Microsoft Introduces “Ask Maxwell” to Personal Online Support

REDMOND, Wash., Dec. 16, 1999 — Sometimes the hardest part about searching for information online is determining what symbols and key words will return the most accurate results. Use the wrong combination, and you could easily end up with a long list of answers far different from what you were seeking.

To help consumers more easily find answers using its Personal Online Support site, Microsoft has implemented
“Ask Maxwell,”
a new online question-and-answer service. Ask Maxwell is designed to help consumers take the guesswork out of finding the most appropriate Microsoft technical support answer.

Ask Maxwell, which utilizes Ask Jeeves’ Corporate Question Answering Service, allows consumers to ask questions as if they were speaking to a real person. No technology lingo or strategic keywords are needed. Instead, customers simply ask a question typed in plain English, such as
“How do I install programs using Windows 98?”

Once a customer submits a question, Ask Maxwell compares the question to an existing knowledge base of questions and answers, then returns a list of questions that most closely resembles the inquiry. The consumer simply clicks on the best match and Ask Maxwell guides them to the appropriate answer. This service helps customers navigate quickly and easily through the Microsoft knowledge base of more than 200,000 articles, said Denise Rundle, director of Microsoft Online Support.

“Our goal is to help consumers achieve the greatest success with Microsoft products,”
Rundle said.
“With Ask Maxwell, customers can ask questions as if they are speaking to a human being, a service especially helpful to novice users. This service puts consumers just two clicks away from the right information.”

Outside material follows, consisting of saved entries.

int link_elk_mid_forward(const float *fin, const int32_t *vox_sorted, const int32_t *pos_blk,
                         const int32_t *blk_start, const int32_t *blk_coords, const int32_t *cell_blk,
                         const link_grid_t *grid , const int32_t *hdr, const float *w_pos,
                         const float *alpha, const link_elk_desc_t *desc , const float *ln_w,
                         const float *ln_b, int64_t n, int64_t m_cap, float *S, float *A, float *den,
                         float *out, void *stream);
int32_t link_elk_mid_partial_rows(void);
int link_elk_out_ln_backward(const float *g_out, const float *A, const float *fin, const int32_t *vox_sorted,
                             const int32_t *pos_blk, const float *w_pos, const float *alpha,
                             const float *ln_w, const int32_t *hdr, const link_elk_desc_t *desc ,
                             int64_t n, float *g_new, float *partials, void *stream);
int link_elk_mid_backward(const float *g_new, const float *fin, const float *A, const float *den,
                          const int32_t *vox_sorted, const int32_t *pos_blk, const int32_t *blk_start,
                          const int32_t *blk_coords, const int32_t *cell_blk,
                          const link_grid_t *grid , const int32_t *hdr, const float *w_pos,
                          const float *alpha, const link_elk_desc_t *desc , int64_t n, int64_t m_cap,
                          float *S, float *gS, float *g_fin, float *partials, void *stream);
int link_premix_ln_backward(const float *feats, const float *w_pre, const float *ln_w, const float *g_fin,
                            int64_t n, int32_t c, float eps, float *g_pre, float *g_feats, float *partials,
                            void *stream);
int link_ln_add_relu_forward(const float *x, const float *addend, const float *ln_w, const float *ln_b,
                             int64_t n, int32_t c, float eps, float *y, void *stream);
int link_ln_add_relu_backward(const float *g_y, const float *y, const float *x, const float *ln_w, int64_t n,
                              int32_t c, float eps, float *g_addend, float *g_x, float *partials, void *stream);
int link_premix_ln_io(const void *feats, int32_t io_dtype, const float *w_pre, const float *ln_w, const float *ln_b,
                      int64_t n, int32_t c, float eps, float *fin, void *stream);
int link_premix_ln_backward_io(const void *feats, int32_t io_dtype, const float *w_pre, const float *ln_w,
                               const float *g_fin, int64_t n, int32_t c, float eps, float *g_pre, void *g_feats,
                               float *partials, void *stream);
int link_ln_add_relu_forward_io(const void *x, int32_t io_dtype, const float *addend, const float *ln_w,
                                const float *ln_b, int64_t n, int32_t c, float eps, float *y, void *stream);
int link_ln_add_relu_backward_io(const float *g_y, const float *y, const void *x, int32_t io_dtype, const float *ln_w,
                                 int64_t n, int32_t c, float eps, float *g_addend, void *g_x, float *partials,
                                 void *stream);
int link_sum_partials(const float *p0, int32_t cols0, const float *p1, int32_t cols1, const float *p2,
                      int32_t cols2, int64_t rows, float *out, void *stream);

int link_subm_conv_forward(const float *feats, const int32_t *nbr, const float *w, const int32_t *order,
                           int64_t n, int32_t cin, int32_t cout, int32_t kvol, float *out, void *stream);
int link_subm_conv_ln_add_relu(const float *feats, const int32_t *nbr, const float *w, const int32_t *order,
                               int64_t n, int32_t cin, int32_t cout, int32_t kvol, const float *ln_w,
                               const float *ln_b, float eps, const float *addend, int32_t relu, float *out,
                               void *stream);
int32_t link_subm_conv_wgrad_chunks(void);
int link_subm_conv_wgrad(const float *feats, const float *gout, const int32_t *nbr_t, int64_t n, int32_t c,
                         int32_t kvol, float *partial, void *stream);
int link_subm_conv_wgrad_split(const float *feats, const float *gout, const int32_t *nbr_t, int64_t n, int32_t c, int32_t kvol,
                               int32_t chunks, int32_t centre_extra, float *partial, void *stream);
int link_subm_conv_wgrad_reduce(const float *partial, int32_t c, int32_t kvol, int32_t chunks, int32_t centre_extra, float *gw,
                                void *stream);

int link_conv_pairs_supported(int32_t cin, int32_t cout);
int link_conv_pairs_gemm(const float *feats, const int32_t *pair_in, const int32_t *wg_k, int64_t rows_pad,
                         const float *w, int32_t cin, int32_t cout, float *contrib, void *stream);
int link_conv_pairs_sum(const float *contrib, const int32_t *ext_start, const int32_t *ext_list, int64_t n,
                        int64_t n_direct, int32_t cout, const float *bias, const float *ln_w, const float *ln_b,
                        float eps, const float *addend, int32_t relu, float *out, void *stream);
int32_t link_conv_out_candidate_count(const int32_t *kernel, const int32_t *stride);
int link_conv_out_candidates(const int32_t *indices, int64_t n, const int32_t *kernel, const int32_t *stride,
                             const int32_t *padding, const int32_t *out_shape, int32_t *cand, void *stream);
int link_conv_site_table(const int32_t *indices, int64_t n, const int32_t *in_shape, int32_t batch, int32_t *table,
                         int32_t clear, void *stream);
int link_conv_gather_table(const int32_t *out_indices, int64_t m, const int32_t *kernel, const int32_t *stride,
                           const int32_t *padding, const int32_t *in_shape, int32_t batch, const int32_t *site_table,
                           int32_t *table, void *stream);
int32_t link_kmap_candidate_count(const int32_t *kernel, const int32_t *stride);
int link_kmap_out_candidates(const int32_t *coords, int64_t n, const int32_t *kernel, const int32_t *stride,
                             const int32_t *tensor_stride, const int32_t *lo, int32_t *cand, void *stream);
int link_kmap_box_table(const int32_t *rows, int64_t m, const int32_t *cell_tab, const link_grid_t *grid,
                        const int32_t *kernel, const int32_t *step, int32_t *table, void *stream);
int link_kmap_transpose(const int32_t *table, int64_t m, int32_t kvol, int64_t n_in, int32_t *back, void *stream);
int link_pair_plan_count(const int32_t *nbr, int64_t n, int32_t kvol, int32_t *wg_counts, int32_t *row_info, void *stream);
int link_pair_plan_fill(const int32_t *nbr, int64_t n, int32_t kvol, int32_t skip_centre, const int32_t *base_k,
                        const int32_t *wg_base, const int32_t *ext_start, int32_t *pair_in, int32_t *pair_out,
                        int32_t *ext_list, void *stream);
int link_pair_plan_layout(const int32_t *wg_counts, int64_t n, int32_t kvol, int32_t skip_centre, int64_t gran_cap,
                          int32_t *base_k, int32_t *wg_base, int32_t *gran_start, int32_t *wg_k, int32_t *hdr, void *stream);
int link_pair_plan_build(const int32_t *nbr, int64_t n, int32_t kvol, int32_t skip_centre, int64_t gran_cap, int32_t *wg_counts,
                         int32_t *row_info, int32_t *base_k, int32_t *wg_base, int32_t *gran_start, int32_t *wg_ext,
                         int32_t *wg_k, int32_t *hdr, int32_t *ext_start, int32_t *pair_in, int32_t *pair_out,
                         int32_t *ext_list, void *stream);
int link_conv_pairs_gemm_io(const void *feats, int32_t io_dtype, const int32_t *pair_in, const int32_t *wg_k, int64_t rows_pad,
                            const float *w, int32_t cin, int32_t cout, float *contrib, void *stream);
int link_conv_pairs_sum_io(const float *contrib, const int32_t *ext_start, const int32_t *ext_list, int64_t n,
                           int64_t n_direct, int32_t cout, const float *bias, const float *ln_w, const float *ln_b, float eps,
                           const void *addend, int32_t relu, void *out, int32_t io_dtype, void *stream);
int link_conv_centre_sum_io(const void *feats, const float *w, int32_t centre, const float *contrib, int64_t contrib_rows,
                            const int32_t *ext_start, const int32_t *ext_list, int64_t n, int32_t cin, int32_t cout,
                            const float *bias, const float *ln_w, const float *ln_b, float eps, const void *addend,
                            int32_t relu, void *out, int32_t io_dtype, void *stream);
int link_conv_pairs_gemm_split(const float *feats, const int32_t *pair_in, const int32_t *wg_k, int64_t rows_pad, const void *ws,
                               const float *w, const int32_t *w_big, int32_t cin, int32_t cout, float *contrib, void *stream);
int link_conv_pairs_gemm_amp(const void *feats, int32_t io_dtype, const int32_t *pair_in, const int32_t *wg_k, int64_t rows_pad,
                             const void *wt, int32_t cin, int32_t cout, void *contrib, int32_t contrib_dtype, void *stream);
int link_conv_centre_sum_amp(const void *feats, const void *wt, int32_t centre, const void *contrib, int32_t contrib_dtype,
                             int64_t contrib_rows, const int32_t *ext_start, const int32_t *ext_list, int64_t n, int32_t cin,
                             int32_t cout, const float *bias, const float *ln_w, const float *ln_b, float eps,
                             const void *addend, int32_t relu, void *out, int32_t io_dtype, void *stream);
int link_subm_conv_resident_amp(const void *feats, int32_t io_dtype, const int32_t *nbr, const void *wt, const int32_t *order,
                                int64_t n, int32_t cin, int32_t cout, int32_t kvol, const float *ln_w, const float *ln_b,
                                float eps, const void *addend, int32_t relu, void *out, void *stream);
int link_conv_pairs_wgrad(const float *feats, const float *gout, const int32_t *pair_in, const int32_t *pair_out,
                          const int32_t *wg_k, const int32_t *gran_start, int64_t rows_pad, int32_t kvol, int64_t n_direct,
                          int32_t cin, int32_t cout, float *partial, float *gw, void *stream);
int link_conv_centre_sum(const float *feats, const float *w, int32_t centre, const float *contrib,
                         int64_t contrib_rows, const int32_t *ext_start, const int32_t *ext_list, int64_t n, int32_t cin, int32_t cout,
                         const float *bias, const float *ln_w, const float *ln_b, float eps, const float *addend,
                         int32_t relu, float *out, void *stream);

typedef struct {
  int32_t s;
  int32_t lo[4];
  int32_t dim[4];
  int32_t pdim[3];
  int32_t k;
  int64_t vp;
} link_dc_grid_t;
int64_t link_dc_grid_from(const link_grid_t *grid, int32_t k, link_dc_grid_t *out);

#define LINK_HDR_STATUS_ACC 3

#define LINK_IO_F32 0
#define LINK_IO_F16 1
#define LINK_IO_BF16 2
typedef struct {
  int32_t k1_wgs;
  int32_t k2_zsplit;
  int32_t k1_lds_pad;
  int32_t k2_lds_pad;
  int32_t k1_form;
  int32_t k2_form;
  int32_t mode;
  int32_t reserved0;
  int32_t reserved;
  uint64_t *k1_dbg;
  uint64_t *k2_dbg;
} link_dc_tuning_t;

typedef struct {
  const void *feats;
  const int32_t *coords;
  const float *w_pre, *pre_ln_w, *pre_ln_b, *w_pos, *alpha, *ln_w, *ln_b;
  uint32_t *cnt;
  int32_t *slots;
  uint32_t *sid;
  int32_t *vrec;
  int32_t *vcell;
  int32_t *cell_n;
  int32_t *hdr;
  float *fin;
  float *S;
  float *A;
  void *out;
  int32_t io_dtype;
  link_dc_tuning_t tune;
} link_dc_buffers_t;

Ask Maxwell currently provides answers to questions about the Windows 98 operating system and the majority of Microsoft’s consumer products, including games, hardware, reference tools and children’s products. Additional products — including the Outlook messaging and collaboration client, Outlook Express, Word, Excel, Internet Explorer browser software and the FrontPage Web site creation and management tool — will be added to Ask Maxwell during the next few months.

“Customer satisfaction is our No. 1 priority,”
Rundle said.
“Listening and acting on customer feedback is an important part of what makes our online support services successful.”

Customer feedback led Microsoft to first implement Ask Maxwell as a pilot program in May 1999. The Automated Personal Support Assistant provided customers with an easy way to find product support information exclusively for the Microsoft Windows 98 operating system, Rundle said. The success of the pilot, along with overwhelmingly positive feedback from consumers, led to the decision to expand the service, she said.

In addition to its question answering function, Ask Maxwell analyzes frequently asked questions and delivers that data to Microsoft through a regular reporting function. This feature will allow Microsoft to better understand and serve its online customers while improving the site in direct response to users’ needs, Rundle said.

Microsoft Product Support Services will continue to look for ways to simplify the online support experience for customers, Rundle said. In the meantime, Ask Maxwell is now available to assist consumers in their quest for the perfect technical support answer — no .gifs, LANs or BUS about it.